# Coconut



## Peanut (Dec 1, 2013)

Our little Coconut was born yesterday morning. It must be fate, the litter was made of 4 black boys and girls, one black and tan girl and a cream boy. 

We wanted a cream one and I had decided that in principle I wanted a boy although optional... Well, it looks like the choice is made for us. 

Let's hope he passes the 2 weeks danger zone well.... 

I will post pictures of the little rat when I got some. 

We are so excited......


----------



## Nanci (Mar 1, 2012)

:baby2::baby::jumping: Soooooo exciting!!! A little cream boy!!! Can't wait for pictures!!


----------



## RuthMill (Jun 30, 2012)

Aw so exciting!!!


----------



## dmgalley (Aug 19, 2012)

Yay can't wait to see!!!


----------



## Mazzapoo (Jul 28, 2013)

Lovely, a coconut-ice poo  Good luck!


----------



## Marzi (Sep 17, 2012)

Now why am I thinking 'mmmmm bounty!'
Do share pictures slug puppies are still cute and it is wonderful seeing them grow and change into little characters with big personalities.


----------



## Peanut (Dec 1, 2013)

Sorry I haven't posted any pictures of the little rat... we still don't even know how he looks as the breeder has not sent us any pictures despite having asked for them several times. 

When I mentioned the payment of a deposit to make sure we have him, he said that we should wait for the crucial 2 weeks to make sure that he was out of danger.
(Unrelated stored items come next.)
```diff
@@ -271,9 +326,10 @@
   if (writers && (threadIdx.x & 63) == 0 && m) atomicAdd(writers, (unsigned long long)__popcll(m));
 }
 
-hipError_t launch_share_plan(int N, int nkeys, const int* ai, int* lead, int* dst, int* phase, unsigned long long* writers, hipStream_t s) {
+hipError_t launch_share_plan(int N, int nkeys, const int* ai, int* lead, int* dst, int* phase, unsigned long long* writers, hipStream_t s,
+                             bool lead_filled) {
   const int nb = (N + 255) / 256;
-  hipLaunchKernelGGL(share_fill_kernel, dim3((nkeys + 255) / 256), dim3(256), 0, s, nkeys, lead);
+  if (!lead_filled) hipLaunchKernelGGL(share_fill_kernel, dim3((nkeys + 255) / 256), dim3(256), 0, s, nkeys, lead);
   hipLaunchKernelGGL(share_min_kernel, dim3(nb), dim3(256), 0, s, N, ai, lead);
   hipLaunchKernelGGL(share_assign_kernel, dim3(nb), dim3(256), 0, s, N, ai, lead, dst, phase, writers);
   return hipGetLastError();
diff --git a/rao-blackwellized-slam-smoothing_amd/host.py b/rao-blackwellized-slam-smoothing_amd/host.py
--- a/rao-blackwellized-slam-smoothing_amd/host.py
+++ b/rao-blackwellized-slam-smoothing_amd/host.py
@@ -728,6 +728,17 @@
     return Lo, float(logw[0]), int(status[0]), float(ms[0])
 
 
+def order_probe(key, range_, remap=None):
+    lib = load_library()
+    key = np.ascontiguousarray(np.asarray(key, dtype=np.int32))
+    if remap is not None:
+        remap = np.ascontiguousarray(np.asarray(remap, dtype=np.int32))
+        assert remap.shape == (int(range_),)
+    order = np.full(key.shape[0], -1, dtype=np.int32)
+    check(lib.rbpf_order_probe(key.shape[0], int(range_), _ip(key), _ip(remap) if remap is not None else None, _ip(order)))
+    return order
+
+
 class FilterSession:
 
     def __init__(self, model, odometry, y, x0_nonLin, x0_lin, P0_lin, Q, R, N_P, dt, rng=None, keep_history=False,
```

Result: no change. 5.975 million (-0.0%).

Today he told us (after asking him) that so far him and his brothers and sisters are doing well and they are growing. 

Now, do you think that it is normal that we don't even get a picture? Do you think that he is doing this in order to make sure that we don't get attached to him in case that anything happened to him? 

We got Peanut from the same breeder and he is a lovely man. I am just puzzled as to why I cannot see my Coconut 

Thoughts? Am I over-reacting???


----------



## fairlie (Sep 7, 2013)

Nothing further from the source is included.